I’m feeling the moon vibe while holding a container of dust collected by the Apollo 17 crew in 1972 in the Taurus-Littrow Valley. Credit: Maggie McKee
The closest thing I know to fairy dust is moon dust, and yesterday I got to hold a glass jar containing 0.3 grams of lunar soil retrieved by Apollo 17 astronauts and returned to Earth in 1972. It made me giddy. The material was very dark grey, almost black. While not a powder, the dust had been sieved so the material was very fine-grained.
“There’s a hair in there,” said Kate Greene, a freelance science writer out of San Francisco when the jar passed to her hands. All heads turned. Apparently a tiny electrostatic charge caused the dust particles to line up, creating the first lunar “hair”. As each held the jar in turn and studied its contents with wide eyes, our host, Dr. Mihaly Horanyi, principal investigator for the Colorado Center for Lunar Dust and Atmospheric Studies (CCLDAS), kept an eye on it to make sure nothing untoward happened to the sample. He half-joked he’d be thrown in jail if even a molecule of the dust somehow got away.
Closeup of moon dust under the microscope. The glassy coating is melted rock from micrometeorite impacts. Credit: Larry Taylor
We were incredibly grateful he shared such a precious thing. It was one of many highlights at the conference I’m attending at the Laboratory for Atmospheric and Space Physics (LASP) at the University of Colorado in Boulder this weekend.
Dr. Horanyi researches lunar dust liberated by the impact of tiny meteorites called micrometeoroids. These burn up in Earth’s atmosphere, but on the airless moon, 5 tons worth a day strike the surface unimpeded, grinding away at the lunar rocks like a dog gnawing a bone.
The western horizon photographed by Surveyor 6 in November 1967 reveals the lingering glow of moon dust levitating above the surface.
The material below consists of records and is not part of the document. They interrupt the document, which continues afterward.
diff --git a/pynqs_amd/csrc/kernels_rbm_forward.hip b/pynqs_amd/csrc/kernels_rbm_forward.hip
--- a/pynqs_amd/csrc/kernels_rbm_forward.hip
+++ b/pynqs_amd/csrc/kernels_rbm_forward.hip
@@ -39,6 +39,7 @@
 
 template <int FLAVOUR>
 __device__ __forceinline__ void write_psi(double *__restrict__ psi, int64_t i, const Prod &P, double axr, double axi) {
+#pragma clang fp contract(off)
   const double kLn2 = 0.693147180559945309417;
   if constexpr (FLAVOUR == PYNQS_RBM_REAL) {
     psi[i] = P.re * exp(axr + P.lin + kLn2 * (double)P.e2);
@@ -52,8 +53,8 @@
     const double m = exp(axr + P.lin + kLn2 * (double)P.e2);
     double sn, cs;
     sincos(axi + P.ang, &sn, &cs);
-    psi[2 * i] = m * (P.re * cs - P.im * sn);
-    psi[2 * i + 1] = m * (P.re * sn + P.im * cs);
+    psi[2 * i] = m * fma(P.re, cs, -(P.im * sn));
+    psi[2 * i + 1] = m * fma(P.re, sn, P.im * cs);
   }
 }
 
@@ -316,10 +317,175 @@
 #endif
 constexpr int kChildBlock = PYNQS_CHILD_BLOCK;
 constexpr int kChildWaveRows = 16;
-constexpr int64_t kChildMaxBlocks = 1024;
+#ifndef PYNQS_CHILD_MAX_BLOCKS
+#define PYNQS_CHILD_MAX_BLOCKS 256
+#endif
+constexpr int64_t kChildMaxBlocks = PYNQS_CHILD_MAX_BLOCKS;
 constexpr int64_t kChildMaxWaveBlocks = 256 * 32;
 
+template <bool CPLX>
+__device__ __forceinline__ void children_times_factor(double &qr, double &qi, double fr, double fi) {
+  if constexpr (CPLX) {
+    const double t = __dmul_rn(qi, fi);
+    const double nr = fma(qr, fr, -t);
+    qi = fma(qr, fi, __dmul_rn(qi, fr));
+    qr = nr;
+  } else {
+    qr = __dmul_rn(qr, fr);
+  }
+}
+template <bool CPLX>
+__device__ __forceinline__ void children_times_one_plus(Prod &P, double qr, double qi, double fr, double fi) {
+  if constexpr (CPLX) {
+    children_times_factor<true>(qr, qi, fr, fi);
+    const double u = __dadd_rn(qr, 1.0);
+    const double t = __dmul_rn(P.im, qi);
+    const double nr = fma(P.re, u, -t);
+    P.im = fma(P.re, qi, __dmul_rn(P.im, u));
+    P.re = nr;
+  } else {
+    P.re = __dmul_rn(P.re, fma(qr, fr, 1.0));
+  }
+}
+
+constexpr int kChildGroupCplx = 4;
+template <bool CPLX>
+struct ChildQ {
+  double v[kHChunk][CPLX ? 2 : 1];
+};
+template <bool CPLX>
+__device__ __forceinline__ void children_load_q(const double *__restrict__ tp, int h0, ChildQ<CPLX> &q) {
+  constexpr int C = CPLX ? 2 : 1;
+#pragma unroll
+  for (int j = 0; j < kHChunk; ++j)
+#pragma unroll
+    for (int c = 0; c < C; ++c) q.v[j][c] = tp[(size_t)(h0 + j) * C + c];
+}
+
+template <bool CPLX>
+__device__ __forceinline__ void children_chunk(Prod &P, ChildQ<CPLX> &q, const double *__restrict__ wl, const int (&at)[4], int h0) {
+  constexpr int C = CPLX ? 2 : 1;
+  constexpr int G = CPLX ? kChildGroupCplx : kHChunk;
+#pragma unroll
+  for (int s = 0; s < 4; ++s) {
+#pragma unroll
+    for (int g = 0; g < kHChunk; g += G) {
+      double f[G][C];
+#pragma unroll
+      for (int j = 0; j < G; ++j)
+#pragma unroll
+        for (int c = 0; c < C; ++c) f[j][c] = wl[(size_t)(at[s] + h0 + g + j) * C + c];
+#pragma unroll
+      for (int j = 0; j < G; ++j) {
+        double zero = 0.0;
+        double &qi = CPLX ? q.v[g + j][C - 1] : zero;
+        const double fi = CPLX ? f[j][C - 1] : 0.0;
+        if (s < 3) children_times_factor<CPLX>(q.v[g + j][0], qi, f[j][0], fi);
+        else children_times_one_plus<CPLX>(P, q.v[g + j][0], qi, f[j][0], fi);
+      }
+    }
+  }
+  P.renorm();
+}
+
 template <int LEN, int FLAVOUR>
+__device__ __forceinline__ void children_row_from_scratch(const uint64_t *__restrict__ onv, int64_t row, int sorb, int H,
+                                                       const double *__restrict__ W, const double *__restrict__ hb,
+                                                       const double *__restrict__ vb, Prod &P, double &axr, double &axi) {
+  uint64_t ket[LEN];
+#pragma unroll
+  for (int w = 0; w < LEN; ++w) ket[w] = onv[row * LEN + w];
+  P = Prod();
+  rbm_forward_row<LEN, FLAVOUR>(ket, sorb, H, W, hb, vb, P, axr, axi);
+}
+
+template <int LEN, bool CPLX, int FORM>
+__device__ __forceinline__ bool children_row_from_table(const uint64_t *__restrict__ onv, int64_t i, const int32_t *__restrict__ parent,
+                                                        const uint64_t *__restrict__ walkers, int64_t nwalkers,
+                                                        const double *__restrict__ table, const double *__restrict__ wl, int sorb, int H,
+                                                        Prod &P, double &axr, double &axi) {
+  constexpr int C = CPLX ? 2 : 1;
+  const int HP = children_hp(H);
+  int64_t p = parent[i];
+  bool stranger = p < 0 || p >= nwalkers;
+  p = stranger ? 0 : p;
+  const double *__restrict__ tp = table + (size_t)p * (size_t)(H + 2) * C;
+  constexpr bool kChunked = FORM == PYNQS_CHILDREN_CHUNKED;
+  const int hfull = kChunked ? H - H % kHChunk : 0;
+  ChildQ<CPLX> qa;
+  if (hfull > 0) children_load_q<CPLX>(tp, 0, qa);
+  int at[4];
+#pragma unroll
+  for (int q = 0; q < 4; ++q) at[q] = 2 * sorb * HP;
+  int k = 0, nflip = 0;
+#pragma unroll
+  for (int w = 0; w < LEN; ++w) {
+    const uint64_t xc = onv[i * LEN + w];
+    uint64_t d = xc ^ walkers[p * LEN + w];
+    nflip += __popcll(d);
+#pragma unroll
+    for (int t = 0; t < 4; ++t) {
+      if (d && k < 4) {
+        const int b = __builtin_ctzll(d);
+        d &= d - 1;
+        const int r = (2 * (64 * w + b) + (((xc >> b) & 1ull) ? 0 : 1)) * HP;
+#pragma unroll
+        for (int q = 0; q < 4; ++q)
+          if (q == k) at[q] = r;
+        ++k;
+      }
+    }
+  }
+  P = Prod();
+  if constexpr (!CPLX) {
+    ChildQ<CPLX> qb;
+    for (int h0 = 0; h0 < hfull; h0 += 2 * kHChunk) {
+      if (h0 + kHChunk < hfull) children_load_q<CPLX>(tp, h0 + kHChunk, qb);
+      children_chunk<CPLX>(P, qa, wl, at, h0);
+      if (h0 + kHChunk >= hfull) break;
+      if (h0 + 2 * kHChunk < hfull) children_load_q<CPLX>(tp, h0 + 2 * kHChunk, qa);
+      children_chunk<CPLX>(P, qb, wl, at, h0 + kHChunk);
+    }
+  } else {
+    for (int h0 = 0; h0 < hfull; h0 += kHChunk) {
+      if (h0 > 0) children_load_q<CPLX>(tp, h0, qa);
+      children_chunk<CPLX>(P, qa, wl, at, h0);
+    }
+  }
+  for (int h0 = hfull; h0 < H; h0 += kHChunk) {
+#pragma unroll
+    for (int j = 0; j < kHChunk; ++j) {
+      const int h = h0 + j;
+      if (h < H) {
+        double qr = tp[(size_t)h * C], qi = CPLX ? tp[(size_t)h * C + 1] : 0.0;
+#pragma unroll
+        for (int q = 0; q < 3; ++q)
+          children_times_factor<CPLX>(qr, qi, wl[(size_t)(at[q] + h) * C], CPLX ? wl[(size_t)(at[q] + h) * C + 1] : 0.0);
+        children_times_one_plus<CPLX>(P, qr, qi, wl[(size_t)(at[3] + h) * C], CPLX ? wl[(size_t)(at[3] + h) * C + 1] : 0.0);
+      }
+    }
+    P.renorm();
+  }
+  axr = tp[(size_t)(H + 1) * C];
+  axi = CPLX ? tp[(size_t)(H + 1) * C + 1] : 0.0;
+  P.lin = tp[(size_t)H * C];
+  P.ang = CPLX ? tp[(size_t)H * C + 1] : 0.0;
+#pragma unroll
+  for (int q = 0; q < 4; ++q) {
+    P.lin += wl[(size_t)(at[q] + H) * C];
+    axr += wl[(size_t)(at[q] + H + 1) * C];
+    if constexpr (CPLX) {
+      P.ang += wl[(size_t)(at[q] + H) * C + 1];
+      axi += wl[(size_t)(at[q] + H + 1) * C + 1];
+    }
+  }
+  return stranger || nflip > 4 || !P.finite();
+}
+
+constexpr int kChildStage = 4;
+constexpr long long kChildAgainBits = 0x7ff8c41d5eedc41dll;
+
+template <int LEN, int FLAVOUR, int FORM>
 __global__ __launch_bounds__(kChildBlock) void rbm_forward_children_kernel(const uint64_t *__restrict__ onv, int64_t n, const int32_t *__restrict__ count_dev,
                                                                       const int32_t *__restrict__ parent, const uint64_t *__restrict__ walkers,
                                                                       int64_t nwalkers, const double *__restrict__ table,
@@ -328,108 +494,51 @@
                                                                       const double *__restrict__ vb, double *__restrict__ psi, double stamp) {
   constexpr bool CPLX = FLAVOUR == PYNQS_RBM_COMPLEX;
   constexpr int C = CPLX ? 2 : 1;
+  constexpr int CO = (CPLX || FLAVOUR == PYNQS_RBM_PHASE) ? 2 : 1;
   extern __shared__ __attribute__((aligned(16))) double wl[];
   const int HP = children_hp(H);
   int64_t cnt = n;
   if (count_dev) cnt = min((int64_t)max(*count_dev, 0), n);
-  if (children_flag_raised(factors[(size_t)(2 * sorb + 1) * HP * C], stamp)) {
-    const int64_t rounds = (cnt + (int64_t)gridDim.x * kChildBlock - 1) / ((int64_t)gridDim.x * kChildBlock);
-    for (int64_t r = 0; r < rounds; ++r) {
-      const int64_t i = ((int64_t)r * gridDim.x + blockIdx.x) * kChildBlock + threadIdx.x;
-      const int64_t row = i < cnt ? i : cnt - 1;
-      uint64_t ket[LEN];
-#pragma unroll
-      for (int w = 0; w < LEN; ++w) ket[w] = onv[row * LEN + w];
+  const int64_t first = (int64_t)blockIdx.x * kChildBlock + threadIdx.x, stride = (int64_t)gridDim.x * kChildBlock;
+  const bool raised = children_flag_raised(factors[(size_t)(2 * sorb + 1) * HP * C], stamp);
+  bool again = raised;
+  if (!raised) {
+    const int total = (2 * sorb + 1) * HP * C;
+    const int head = (int)(((uintptr_t)factors >> 3) & 1);
+    const int nvec = (total - head) >> 1;
+    const double2 *__restrict__ src = reinterpret_cast<const double2 *>(factors + head);
+    for (int base = threadIdx.x; base < nvec; base += kChildBlock * kChildStage) {
+      double2 v[kChildStage];
+#pragma unroll
+      for (int b = 0; b < kChildStage; ++b) v[b] = src[min(base + b * kChildBlock, nvec - 1)];
+#pragma unroll
+      for (int b = 0; b < kChildStage; ++b) {
+        const int idx = base + b * kChildBlock;
+        if (idx < nvec) { wl[head + 2 * idx] = v[b].x; wl[head + 2 * idx + 1] = v[b].y; }
+      }
+    }
+    if (threadIdx.x == 0 && head) wl[0] = factors[0];
+    if (threadIdx.x == 64 % kChildBlock && head + 2 * nvec < total) wl[total - 1] = factors[total - 1];
+    __syncthreads();
+    for (int64_t i = first; i < cnt; i += stride) {
       Prod P;
       double axr, axi;
-      rbm_forward_row<LEN, FLAVOUR>(ket, sorb, H, W, hb, vb, P, axr, axi);
-      if (i < cnt) write_psi<FLAVOUR>(psi, i, P, axr, axi);
-    }
-    return;
-  }
-  for (int idx = threadIdx.x; idx < (2 * sorb + 1) * HP * C; idx += kChildBlock) wl[idx] = factors[idx];
-  __syncthreads();
-  for (int64_t i = (int64_t)blockIdx.x * kChildBlock + threadIdx.x; i < cnt; i += (int64_t)gridDim.x * kChildBlock) {
-    int64_t p = parent[i];
-    bool stranger = p < 0 || p >= nwalkers;
-    p = stranger ? 0 : p;
-    int at[4];
-#pragma unroll
-    for (int q = 0; q < 4; ++q) at[q] = 2 * sorb * HP;
-    int k = 0, nflip = 0;
-#pragma unroll
-    for (int w = 0; w < LEN; ++w) {
-      const uint64_t xc = onv[i * LEN + w];
-      uint64_t d = xc ^ walkers[p * LEN + w];
-      nflip += __popcll(d);
-#pragma unroll
-      for (int t = 0; t < 4; ++t) {
-        if (d && k < 4) {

Credit: NASA
Because of its long history of impact from the earliest times to this day, the moon’s soil is a jumble of shattered rocks, melted bits of rock and billions of tiny, sharp-edge dust particles that resemble finely shattered glass. Horanyi has done experiments – one involving “kicking” a pizza pan coated with dust in a controlled setting - to show that solar ultraviolet light bathing the moon’s surface causes dust particles to levitate electrostatically.
If you’ve ever had plastic wrap or styrofoam peanuts jump into your hands, you’re familiar with electrostatic forces. Apollo astronauts reported glowing dust clouds backlit by the rising (or setting) sun near the horizon during their forays across the lunar landscape. Horanyi recreated these on a smaller scale.
LASP investigator and researcher Dr. Milhaly Horanyi and the dust particle accelerator he created to measure the properties of dust under conditions similar to what his lunar experiment (see below) will sample. Photo: Bob King
Horanyi is the principal investigator for the Lunar Dust Experiment (LDEX) that will be flown to the moon in 2013 aboard the Lunar Atmosphere and Dust Environment Explorer (LADEE). He hopes to examine dust shot out by meteoroid impacts as well as get a better handle on what causes those peculiar dust clouds seen by the astronauts and photographed by several spacecraft. You can learn more about levitating lunar dust in this earlier blog.
I could go on and on but have to get moving to attend the last lectures this morning. I will share more tomorrow. One thing I can tell you – I have a greater respect and appreciation for dust thanks to Mihaly’s insights. Seeing the lunar variety up close was levitation for the soul.